Fleischer said his main problems directing the cast were getting Olivier to tone down his performance, and building up Diamond's confidence. According to Arnaz, Diamond was nervous about his acting debut, and would become irritable when he could not perform a scene. The two directors handled this situation very differently: whereas Furie — who, along with other crew members, was intimidated by Diamond's status as a successful musician — would have the script rewritten to be tailored to Diamond, Fleischer would calm Diamond down and work with him on the scene. Arnaz discovered during filming that she became pregnant two weeks into filming. Months later, when the film premiered, Arnaz could not attend because she was giving birth to her son Simon.

During a scene set in a recording booth, Diamond was having trouble conveying anger during an argument with Arnaz's character. Director Fleischer said that Diamond would go into the adjacent music recording stage where his band was gathered to await his cue and then enter in a supposed rage. During one of the lulls in filming to reset the shot, Fleischer saw him pacing nervously and then suddenly bursting into anger, throwing chairs and smashing equipment. Not wanting to miss an opportunity, the director called "action" and Diamond stormed in and delivered his lines in a very convincing performance. After the scene ended, Fleischer asked the singer what had set him off. He replied that he was upset he couldn't give the desired performance and asked his band to play something to make him angry. "And what did they play?" Fleischer asked. "A Barry Manilow number," replied Diamond.

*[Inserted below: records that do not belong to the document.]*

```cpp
__device__ __forceinline__ uint32_t dt_class_short(const uint32_t (&w)[8], uint32_t len, bool active) {
  const uint32_t b0 = w[0] & 0xFFu;
  const uint32_t sgn = (len > 0 && (b0 == 0x2Bu || b0 == 0x2Du)) ? 1u : 0u;
  const uint32_t start = sgn + ((sgn < len && ((w[0] >> (8 * sgn)) & 0xFFu) == 0x20u) ? 1u : 0u);
  uint32_t bad = 0, dots = 0;
#pragma unroll
  for (int k = 0; k < 7; ++k) {
    if (k > 0 && __builtin_amdgcn_ballot_w64(active && bad == 0 && dots <= 1 && (uint32_t)(4 * k) < len) == 0) break;
    const uint32_t keep = dt_keep((int)start - 4 * k, (int)len - 4 * k);
    const uint32_t t = w[k] ^ 0x30303030u, z = w[k] ^ 0x2E2E2E2Eu;
    const uint32_t nd = ((t & 0x7F7F7F7Fu) + 0x76767676u) | t;
    const uint32_t nz = ((z & 0x7F7F7F7Fu) + 0x7F7F7F7Fu) | z;
    bad |= nd & nz & keep;
    dots += __builtin_popcount(~nz & keep);
  }
  const bool boolean = (len == 4 && w[0] == 0x65757274u) ||
// ... 407 lines not shown
      if constexpr (HLL) {
        const uint64_t b = dec_hash_head(lo[j], hi[j], prec);
        const HllKey key = hll_key_from_fmix(b);
        if (sel) {
          if (key.q >= 0) atomicMax(reinterpret_cast<int32_t*>(reinterpret_cast<char*>(regs) + key.addr), key.q);
          else hll_update(regs, fmix_tail(b));
        }
      }
      if constexpr (DT) frac += __builtin_popcountll(__builtin_amdgcn_ballot_w64(dec_dt_class(lo[j], hi[j], sc, tab) == 1) & m[j]);
    }
  }
  if constexpr (STATS) {
    const double S1 = wave_sum_f64(a.sd), S2 = wave_sum_f64(a.sdd), G = wave_sum_f64(guard);
#pragma unroll
    for (int k = 32; k >= 1; k >>= 1) {
      const uint64_t olo = __shfl_xor(slo, k), ohi = __shfl_xor(shi, k);
      const uint64_t l2 = slo + olo;
      shi = shi + ohi + (l2 < slo ? 1u : 0u);
      slo = l2;
    }
    if (lane == 0 && cnt_w > 0) {
      const double n = (double)cnt_w, q = S1 / n;
      s.n = n;
      s.mean = shift + q;
      const double m2 = __builtin_fma(-S1, q, S2);
      s.m2 = m2 < 0.0 ? 0.0 : m2;
      s.sum = G;
      s.isum = (int64_t)slo;
      s.isum_hi = (int64_t)shi;
    }
  }
  if (lane == 0) {
    s.count += cnt_w;
    if (DT) s.isum += frac;
  }
}

__device__ void validity_range(const uint32_t* validity, const uint32_t* mask, int64_t row0, int64_t row1, ColStats& s) {
  const int64_t w0 = row0 >> 5, w1 = (row1 + 31) >> 5;
  int64_t c = 0;
  for (int64_t w = w0 + threadIdx.x; w < w1; w += kBlock) {
    uint32_t bits = word_or_ones(validity, w);
    if (mask) bits &= mask[w];
    const int64_t r = w << 5;
    if (r + 32 > row1) bits &= (1u << (row1 - r)) - 1u;
    c += __popc(bits);
  }
  s.count += c;
}

template <int V, bool LONG>
__device__ __forceinline__ void run_variant(const ColTask& t, const ScanCols& cols, const uint32_t* mask, int64_t row0,
                                            int64_t row1, int64_t n_rows, ColStats& s, int32_t* regs,
                                            const uint64_t* p5, uint32_t* dq, uint32_t* rare, uint32_t thr) {
  const void* v = cols.values[t.col];
  const uint32_t* val = cols.validity[t.col];
  constexpr int K = cv_kind(V);
  constexpr bool S = cv_stats(V), H = cv_hll(V), D = cv_dtype(V);
  if constexpr (K == CK_NONE) validity_range(val, mask, row0, row1, s);
  else if constexpr (ck_float(K) && D)
    float_dtype_range(reinterpret_cast<const typename KindT<K>::T*>(v), val, mask, row0, row1, s);
  else if constexpr (ck_numeric(K)) numeric_range<K, S, H>(v, val, mask, row0, row1, s, regs, thr);
  else if constexpr (K == CK_BOOL) bool_range(reinterpret_cast<const uint32_t*>(v), val, mask, row0, row1, s, regs);
  else if constexpr (K == CK_D128) decimal_range<S, H, D>(v, val, mask, row0, row1, s, regs, t.arg);
  else {
    static_assert(cv_is_str(V), "run_variant: a variant of a kind no case above reads");
    using OffT = std::conditional_t<K == CK_UTF8, int32_t, int64_t>;
    utf8_range<OffT, H, D, LONG>(reinterpret_cast<const uint8_t*>(v), reinterpret_cast<const OffT*>(cols.offsets[t.col]),
                                 val, mask, row0, row1, n_rows, s, regs, p5, dq, rare);
  }
}

#ifndef DQ_STR_WAVES
#define DQ_STR_WAVES 6
#endif
#ifndef DQ_NUM_WAVES
#define DQ_NUM_WAVES 6
#endif
template <int V, bool LONG>
constexpr int kMinWaves = V == CV_UTF8_H && DQ_STR_WAVES > 0 ? DQ_STR_WAVES
                          : (V == CV_F64_SH || V == CV_I64_SH) && DQ_NUM_WAVES > 0 ? DQ_NUM_WAVES
                          : V == CV_LUTF8_H && LONG ? 5
                                                    : 1;

template <int V, bool LONG = false>
__global__ __launch_bounds__(kBlock) __attribute__((amdgpu_waves_per_eu(kMinWaves<V, LONG>))) void dq_column_scan(const ColTask* __restrict__ tasks, int32_t ntasks,
                                                         int32_t part_base, ScanCols cols, ScanBitmaps bm,
                                                         int64_t n_rows, int64_t rows_per_range,
                                                         ColPartial* __restrict__ partials,
                                                         uint32_t* __restrict__ hll_acc,
                                                         const uint32_t* __restrict__ hll_floor) {
  constexpr bool kBool = cv_kind(V) == CK_BOOL;
  constexpr bool kHll = cv_hll(V) && !kBool;
  constexpr bool kStr = cv_is_str_hll(V);
  __shared__ int32_t regs[kHll ? 512 : 2];
  __shared__ uint64_t p5[kStr ? 256 : 1];
  __shared__ uint32_t dfq[kStr ? kWaves * kDefFields * kDefCap : 1];
  __shared__ uint32_t rare[kStr ? kWaves : 1];
  __shared__ ColStats red[kWaves];
  const int32_t ti = blockIdx.x % ntasks;
  const int32_t range = blockIdx.x / ntasks;
  const ColTask t = tasks[ti];
  const int64_t row0 = (int64_t)range * rows_per_range;
  int64_t row1 = row0 + rows_per_range;
  if (row1 > n_rows) row1 = n_rows;
  if constexpr (kBool) {
    if (threadIdx.x < 2) regs[threadIdx.x] = 0;
    __syncthreads();
  }
  if constexpr (kHll) {
    for (int i = threadIdx.x; i < 512; i += kBlock) regs[i] = -1;
    if constexpr (kStr) {
      p5[threadIdx.x] = (uint64_t)threadIdx.x * XP5;
      if (threadIdx.x < kWaves) rare[threadIdx.x] = 0;
    }
    __syncthreads();
  }
  ColStats s;
  stats_init(s);
  const uint32_t* mask = t.where >= 0 ? reinterpret_cast<const uint32_t*>(bm.where_bits[t.where]) : nullptr;
  const int32_t wv = kStr ? __builtin_amdgcn_readfirstlane(threadIdx.x >> 6) : 0;
  run_variant<V, LONG>(t, cols, mask, row0, row1, n_rows, s, regs, p5, dfq + wv * kDefFields * kDefCap, rare + wv,
                       kHll ? hll_floor_thr(hll_floor, t.hll_slot) : 0u);
  block_reduce_store(s, partials + (size_t)(part_base + ti) * kMaxWG + range, red);
  if constexpr (kStr) {
    if (threadIdx.x == 0 && bm.rare_rows) {
      uint32_t r = 0;
      for (int w = 0; w < kWaves; ++w) r += rare[w];
      if (r) atomicAdd(reinterpret_cast<unsigned long long*>(bm.rare_rows + part_base + ti), (unsigned long long)r);
    }
  }
  if constexpr (kBool) {
    if (threadIdx.x == 0 && t.hll_slot >= 0) {
      uint32_t* dst = hll_acc + ((size_t)t.hll_slot * kHllCopies + (blockIdx.x % kHllCopies)) * 512;
      for (int b = 0; b < 2; ++b) {
        if (!regs[b]) continue;
        const uint64_t x = xxh64_int(b == 0 ? 1u : 0u);
        atomicMax(dst + (uint32_t)(x >> 55), (uint32_t)(hll_q_exact(x) + 1));
      }
    }
  }
  if constexpr (kHll) {
    __syncthreads();
    uint32_t* dst = hll_acc + ((size_t)t.hll_slot * kHllCopies + (blockIdx.x % kHllCopies)) * 512;
    for (int i = threadIdx.x; i < 512; i += kBlock) {
      const uint32_t v = (uint32_t)(regs[i] + 1);
      if (v > __builtin_nontemporal_load(dst + i)) atomicMax(dst + i, v);
    }
  }
}

struct CorrStats { double n, xa, ya, ck, xm, ym; };

__device__ __forceinline__ void corr_merge(CorrStats& a, const CorrStats& b) {
  double n = a.n + b.n;
  if (b.n != 0.0) {
    if (a.n == 0.0) { a.xa = b.xa; a.ya = b.ya; a.ck = b.ck; a.xm = b.xm; a.ym = b.ym; }
    else {
      double dx = b.xa - a.xa, dy = b.ya - a.ya;
      double r = b.n / n;
      double dxr = dx * r, dyr = dy * r;
      a.ck = a.ck + b.ck + dx * dyr * a.n;
      a.xm = a.xm + b.xm + dx * dxr * a.n;
      a.ym = a.ym + b.ym + dy * dyr * a.n;
      a.xa = a.xa + dxr;
      a.ya = a.ya + dyr;
    }
  }
  a.n = n;
}

__device__ __forceinline__ int cmp_dbl(double a, double b) {
  bool an = a != a, bn = b != b;
  if (an || bn) return (an && bn) ? 0 : (an ? 1 : -1);
  return (a > b) - (a < b);
}
__device__ __forceinline__ bool apply_cmp(int op, int c) {
  switch (op) {
    case C_LT: return c < 0;
    case C_LE: return c <= 0;
    case C_GT: return c > 0;
    case C_GE: return c >= 0;
    case C_EQ: return c == 0;
    case C_NE: return c != 0;
    case C_TRUE: return true;
    default: return false;
  }
}

struct PredScratch {
  uint32_t *st, *sn, *rt, *rn, *ct, *cn;
  __device__ PredScratch(uint32_t* w, int depth, int roots, int counters) {
    st = w; sn = st + 16 * depth; rt = sn + 16 * depth; rn = rt + 16 * roots; ct = rn + 16 * roots; cn = ct + 16 * counters;
  }
};

__device__ __forceinline__ void pred_load(const void* p, int kind, int64_t row0, int64_t row1, int64_t base, int lane,
                                          uint64_t (&v)[8]) {
  if (kind == CK_BOOL) {
// ... 782 lines not shown
```

Baseline: 29.60 billion rows/s.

Barry Spikings of EMI said the film "is being made with some good, old fashioned values in it. There were three screenplays and they were just getting a bit nervous about what they were doing. I said we do the original script and anyone who disagrees should put their hand up there and then." The budget blew up from $8 million to $13 million.

==Reception==
===Box office===
Investor Lew Grade said the box-office "results were disappointing and we weren't able to recoup our prints and advertising costs". However, as the film had been presold to American television for $4 million, losses were minimized. Also, the soundtrack was far more successful and grossed more than the film.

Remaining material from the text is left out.